Repeat only the stretch of lines below that runs from the line with "HIPCHK(hipMemcpy(starts, c->d_starts, ((uint64_t)b" through the line with "if (D) *D = c->D;", unaltered.

━━ RECORDS SUPPLIED ━━

int hml_set_option(hml_ctx* c, const char* name, int value) {
    if (!c || !name) return set_err(HML_ERR_ARG, "null argument");
    if (std::string(name) == "weight_keys") {
        if (c->loaded) return set_err(HML_ERR_ARG, "weight_keys must be set before the observations are loaded");
        c->use_keys = value != 0;
        c->summary_always = value == 2;
        return 0;
    }
    if (std::string(name) == "max_blocks") {
        if (c->loaded) return set_err(HML_ERR_ARG, "max_blocks must be set before the observations are loaded");
        if (value < 0) return set_err(HML_ERR_ARG, "max_blocks: a number of blocks, or 0 for the default");
        c->cap_opt = (uint64_t)value;
        return 0;
    }
    if (std::string(name) == "fused_blocks") {
        c->fused_blocks = value != 0;
        c->fused_keep = value == 2;
        if (c->graph_exec) { hipGraphExecDestroy(c->graph_exec); c->graph_exec = nullptr; }
        return 0;
    }
    if (std::string(name) == "compat") {
        if (c->model_set) return set_err(HML_ERR_ARG, "compat must be set before the model");
        c->compat = value != 0;
        return 0;
    }
    if (std::string(name) == "trellis_L") {
        if (value < 0 || value > HML_TRE_MAX_L || value % 32) return set_err(HML_ERR_ARG, "trellis_L: 0 or a multiple of 32 up to 1024");
        c->tre_L = (uint32_t)value;
        return 0;
    }
    return set_err(HML_ERR_ARG, std::string("unknown option ") + name);
}

int hml_sync(hml_ctx* c) {
    if (!c) return set_err(HML_ERR_ARG, "null context");
    if (int r = ctx_bind(c)) return r;
    if (int r = hml_settle(c)) return r;
    if (c->d_dbg && getenv("HML_FUSED_DEBUG") && atoi(getenv("HML_FUSED_DEBUG")) == 2) {
        std::vector<unsigned long long> h(4096 * 8);
        hipMemcpy(h.data(), c->d_dbg, h.size() * 8, hipMemcpyDeviceToHost);
        uint32_t n = 0; while (n < 4096 && h[n * 8]) ++n;
        unsigned long long t0 = ~0ull; for (uint32_t i = 0; i < n; ++i) t0 = std::min(t0, h[i * 8]);
        double mx[5] = {0, 0, 0, 0, 0}, av[5] = {0, 0, 0, 0, 0};
        if (n) for (uint32_t i = 0; i < n; ++i) for (int k = 0; k < 5; ++k) { const double d = (double)(h[i * 8 + k] - t0) * 0.01; mx[k] = std::max(mx[k], d); av[k] += d / n; }
        if (n) fprintf(stderr, "[fused-many dbg] n=%u start avg %.2f max %.2f | phaseA avg %.2f max %.2f | requested avg %.2f max %.2f | offsets avg %.2f max %.2f | end avg %.2f max %.2f (us)\n",
                n, av[0], mx[0], av[1], mx[1], av[2], mx[2], av[3], mx[3], av[4], mx[4]);
        if (n) for (uint32_t i : {0u, n / 4, n / 2, n - 1}) if (i < n) fprintf(stderr, "   wg %u: %.2f %.2f %.2f %.2f %.2f | wavefront 0: parameters in LDS %.2f, weights arrived %.2f, its lists done %.2f\n", i, (h[i*8]-t0)*0.01, (h[i*8+1]-t0)*0.01, (h[i*8+2]-t0)*0.01, (h[i*8+3]-t0)*0.01, (h[i*8+4]-t0)*0.01,
                                                                                  (h[i*8+5]-t0)*0.01, (h[i*8+6]-t0)*0.01, (h[i*8+7]-t0)*0.01);
    } else if (c->d_dbg) {
        std::vector<unsigned long long> h(4096 * 4);
        hipMemcpy(h.data(), c->d_dbg, h.size() * 8, hipMemcpyDeviceToHost);
        const uint32_t n = (uint32_t)std::min<uint64_t>(4096, (c->T + HML_FUSED_SUB_POSITIONS - 1) / HML_FUSED_SUB_POSITIONS);
        unsigned long long t0 = ~0ull; for (uint32_t i = 0; i < n; ++i) if (h[i * 4]) t0 = std::min(t0, h[i * 4]);
        double mx[4] = {0, 0, 0, 0}, av[4] = {0, 0, 0, 0};
        for (uint32_t i = 0; i < n; ++i) for (int k = 0; k < 4; ++k) { const double d = (double)(h[i * 4 + k] - t0) * 0.01; mx[k] = std::max(mx[k], d); av[k] += d / n; }
        fprintf(stderr, "[fused dbg] n=%u start avg %.2f max %.2f | phaseA avg %.2f max %.2f | offsets avg %.2f max %.2f | end avg %.2f max %.2f (us)\n", n, av[0], mx[0], av[1], mx[1], av[2], mx[2], av[3], mx[3]);
        { uint32_t late = 0, first_late = n; for (uint32_t i = 0; i < n; ++i) if ((h[i * 4] - t0) * 0.01 > 2.0) { ++late; first_late = std::min(first_late, i); }
          fprintf(stderr, "   late starters: %u, first index %u\n", late, first_late); }
        for (uint32_t i : {0u, n / 4, n / 2, n - 1}) fprintf(stderr, "   wg %u: %.2f %.2f %.2f %.2f\n", i, (h[i*4]-t0)*0.01, (h[i*4+1]-t0)*0.01, (h[i*4+2]-t0)*0.01, (h[i*4+3]-t0)*0.01);
    }
    if (c->model_set && getenv("HML_PARAMS_DEBUG")) {
        hml_model m;
        if (fetch_model(c, &m) == 0) {
            fprintf(stderr, "[params dbg] us since the kernel's start: accumulators read %.2f | tree %.2f | theta drawn %.2f | A gammas %.2f | barrier %.2f | end %.2f\n",
                    (m.dbg_t[1] - m.dbg_t[0]) * 0.01, (m.dbg_t[2] - m.dbg_t[0]) * 0.01, (m.dbg_t[3] - m.dbg_t[0]) * 0.01, (m.dbg_t[4] - m.dbg_t[0]) * 0.01,
                    (m.dbg_t[5] - m.dbg_t[0]) * 0.01, (m.dbg_t[6] - m.dbg_t[0]) * 0.01);
            fprintf(stderr, "[params dbg]   theta's gamma core + normal drawn %.2f | last wavefront's tree %.2f\n", (m.dbg_t[7] - m.dbg_t[0]) * 0.01, (m.dbg_t[8] - m.dbg_t[0]) * 0.01);
        }
    }
    if (c->model_set) return check_device_error(c);
    return 0;
}

#define NEED_MODEL() if (!c || !c->model_set) return set_err(HML_ERR_ARG, "model not set"); if (int r_ = ctx_bind(c)) return r_; if (int r_ = settle_if_limited(c)) return r_
#define NEED_LOADED() if (!c || !c->loaded) return set_err(HML_ERR_ARG, "no observations loaded"); if (int r_ = ctx_bind(c)) return r_; if (int r_ = settle_if_limited(c)) return r_

static int current_B(hml_ctx* c, uint32_t* B) {
    HIPCHK(hipMemcpyAsync(c->h_B, &c->d_mdl->B, sizeof(uint32_t), hipMemcpyDeviceToHost, c->stream));
    HIPCHK(hipStreamSynchronize(c->stream));
    *B = *c->h_B;
    return 0;
}

int hml_get_num_blocks(hml_ctx* c, uint64_t* B) {
    NEED_LOADED();
    uint32_t b; if (int r = current_B(c, &b)) return r;
    *B = b; return 0;
}
int hml_get_blocks(hml_ctx* c, uint32_t* starts) {
    NEED_LOADED();
    uint32_t b; if (int r = current_B(c, &b)) return r;
    HIPCHK(hipMemcpy(starts, c->d_starts, ((uint64_t)b + 1) * sizeof(uint32_t), hipMemcpyDeviceToHost));
    return 0;
}
int hml_get_block_stats(hml_ctx* c, float* sum, float* sum_sq) {
    NEED_LOADED();
    uint32_t b; if (int r = current_B(c, &b)) return r;
    std::vector<float2> v(b);
    for (int d = 0; d < c->D; ++d) {
        HIPCHK(hipMemcpy(v.data(), c->d_bstat + (uint64_t)d * c->T, (uint64_t)b * sizeof(float2), hipMemcpyDeviceToHost));
        for (uint32_t i = 0; i < b; ++i) { sum[(uint64_t)d * b + i] = v[i].x; sum_sq[(uint64_t)d * b + i] = v[i].y; }
    }
    return 0;
}
int hml_get_states(hml_ctx* c, int16_t* q) {
    NEED_MODEL();
    uint32_t b; if (int r = current_B(c, &b)) return r;
    HIPCHK(hipMemcpy(q, c->d_q, (uint64_t)b * sizeof(int16_t), hipMemcpyDeviceToHost));
    return 0;
}
int hml_get_theta(hml_ctx* c, float* mean_var) {
    NEED_MODEL();
    hml_model m; if (int r = fetch_model(c, &m)) return r;
    for (int k = 0; k < m.P; ++k) { mean_var[2 * k] = m.mu[k]; mean_var[2 * k + 1] = m.var[k]; }
    return 0;
}
int hml_get_dimensions(hml_ctx* c, int* D, int* P) {
    if (!c) return set_err(HML_ERR_ARG, "null context");
    if (D) *D = c->D;
    if (P) *P = c->P > 0 ? c->P : c->K;
    return 0;
}
int hml_get_transitions(hml_ctx* c, float* A, float* pi) {
    NEED_MODEL();
    hml_model m; if (int r = fetch_model(c, &m)) return r;
    if (A) memcpy(A, m.A, (size_t)c->K * c->K * sizeof(float));
    if (pi) memcpy(pi, m.pi, (size_t)c->K * sizeof(float));
    return 0;
}
int hml_set_parameters(hml_ctx* c, const float* mean_var, const float* A, const float* pi) {
    NEED_MODEL();
    hml_model m; if (int r = fetch_model(c, &m)) return r;
    const int K = c->K;
    for (int k = 0; k < m.P; ++k) {
        const float mean = mean_var[2 * k], var = mean_var[2 * k + 1];
        if (!std::isfinite(mean)) return set_err(HML_ERR_MODEL, "Mean (" + std::to_string(mean) + ") must be set to a finite value!");
        if (!std::isfinite(var)) return set_err(HML_ERR_MODEL, "Variance(" + std::to_string(var) + ") must be set to a finite value!");
        if (var <= 0) return set_err(HML_ERR_MODEL, "Variance (" + std::to_string(var) + ") must be positive!");
        m.mu[k] = mean; m.var[k] = var; m.sd[k] = sqrtf(var);
    }
    memcpy(m.A, A, (size_t)K * K * sizeof(float));
    memcpy(m.pi, pi, (size_t)K * sizeof(float));
    HIPCHK(hipMemcpyAsync(c->d_mdl, &m, sizeof m, hipMemcpyHostToDevice, c->stream));
    if (c->compat) hipLaunchKernelGGL(hml_k_compat_derive, dim3(1), dim3(64), 0, c->stream, c->d_mdl);
    else if (c->wide) hipLaunchKernelGGL(hml_k_wide_derive, dim3(1), dim3(64), 0, c->stream, c->d_mdl);
    else { HML_KTAB(K, kt); kt->derive(c); }
    KLAUNCH_CHECK();
    HIPCHK(hipStreamSynchronize(c->stream));
    if (c->dynamic) c->blocks_valid = false;
    return 0;
}
int hml_get_threshold(hml_ctx* c, float* thr) {
    NEED_MODEL();
    hml_model m; if (int r = fetch_model(c, &m)) return r;
    *thr = m.thr; return 0;
}
int hml_get_block_loglik(hml_ctx* c, float* E) {
    NEED_MODEL();
    if (!c->probes) return set_err(HML_ERR_ARG, "probes are not enabled");
    uint32_t b; if (int r = current_B(c, &b)) return r;
    HIPCHK(hipMemcpy(E, c->d_eprobe, (uint64_t)b * c->K * sizeof(float), hipMemcpyDeviceToHost));
    return 0;
}
int hml_get_forward_rows(hml_ctx* c, float* rows) {
    NEED_MODEL();
    if (!c->probes) return set_err(HML_ERR_ARG, "probes are not enabled");
    uint32_t b; if (int r = current_B(c, &b)) return r;
    HIPCHK(hipMemcpy(rows, c->d_aprobe, ((uint64_t)b + 1) * c->K * sizeof(float), hipMemcpyDeviceToHost));
    return 0;
}
int hml_get_counts(hml_ctx* c, uint64_t* trans, uint64_t* occ, float* sum, float* sum_sq, uint64_t* nterms) {
    NEED_MODEL();
    hml_model m; if (int r = fetch_model(c, &m)) return r;
    const int K = c->K;
    for (int i = 0; i < K * K; ++i) trans[i] = m.last_trans[i];
    for (int k = 0; k < K; ++k) { occ[k] = m.last_occ[k]; nterms[k] = m.last_occ[k]; sum[k] = m.last_sum[k]; sum_sq[k] = m.last_sumsq[k]; }
    return 0;
}
int hml_get_weights(hml_ctx* c, float* w) {
    NEED_LOADED();
    HIPCHK(hipStreamSynchronize(c->stream));
    HIPCHK(hipMemcpy(w, c->d_w, c->T * sizeof(float), hipMemcpyDeviceToHost));
    return 0;
}
int hml_get_coefficients(hml_ctx* c, float* cf) {
    NEED_LOADED();
    HIPCHK(hipStreamSynchronize(c->stream));
    HIPCHK(hipMemcpy(cf, c->d_coeff, c->T * sizeof(float), hipMemcpyDeviceToHost));
    return 0;
}
int hml_get_integral_array(hml_ctx* c, float* sum, float* sum_sq) {
    NEED_LOADED();
    HIPCHK(hipStreamSynchronize(c->stream));
    std::vector<float2> v(c->T + 1);
    HIPCHK(hipMemcpy(v.data(), c->d_ia, (c->T + 1) * sizeof(float2), hipMemcpyDeviceToHost));
    for (uint64_t i = 0; i <= c->T; ++i) { sum[i] = v[i].x; sum_sq[i] = v[i].y; }
    return 0;
}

━━━

**SOLUTION BELOW:**
    HIPCHK(hipMemcpy(starts, c->d_starts, ((uint64_t)b + 1) * sizeof(uint32_t), hipMemcpyDeviceToHost));
    return 0;
}
int hml_get_block_stats(hml_ctx* c, float* sum, float* sum_sq) {
    NEED_LOADED();
    uint32_t b; if (int r = current_B(c, &b)) return r;
    std::vector<float2> v(b);
    for (int d = 0; d < c->D; ++d) {
        HIPCHK(hipMemcpy(v.data(), c->d_bstat + (uint64_t)d * c->T, (uint64_t)b * sizeof(float2), hipMemcpyDeviceToHost));
        for (uint32_t i = 0; i < b; ++i) { sum[(uint64_t)d * b + i] = v[i].x; sum_sq[(uint64_t)d * b + i] = v[i].y; }
    }
    return 0;
}
int hml_get_states(hml_ctx* c, int16_t* q) {
    NEED_MODEL();
    uint32_t b; if (int r = current_B(c, &b)) return r;
    HIPCHK(hipMemcpy(q, c->d_q, (uint64_t)b * sizeof(int16_t), hipMemcpyDeviceToHost));
    return 0;
}
int hml_get_theta(hml_ctx* c, float* mean_var) {
    NEED_MODEL();
    hml_model m; if (int r = fetch_model(c, &m)) return r;
    for (int k = 0; k < m.P; ++k) { mean_var[2 * k] = m.mu[k]; mean_var[2 * k + 1] = m.var[k]; }
    return 0;
}
int hml_get_dimensions(hml_ctx* c, int* D, int* P) {
    if (!c) return set_err(HML_ERR_ARG, "null context");
    if (D) *D = c->D;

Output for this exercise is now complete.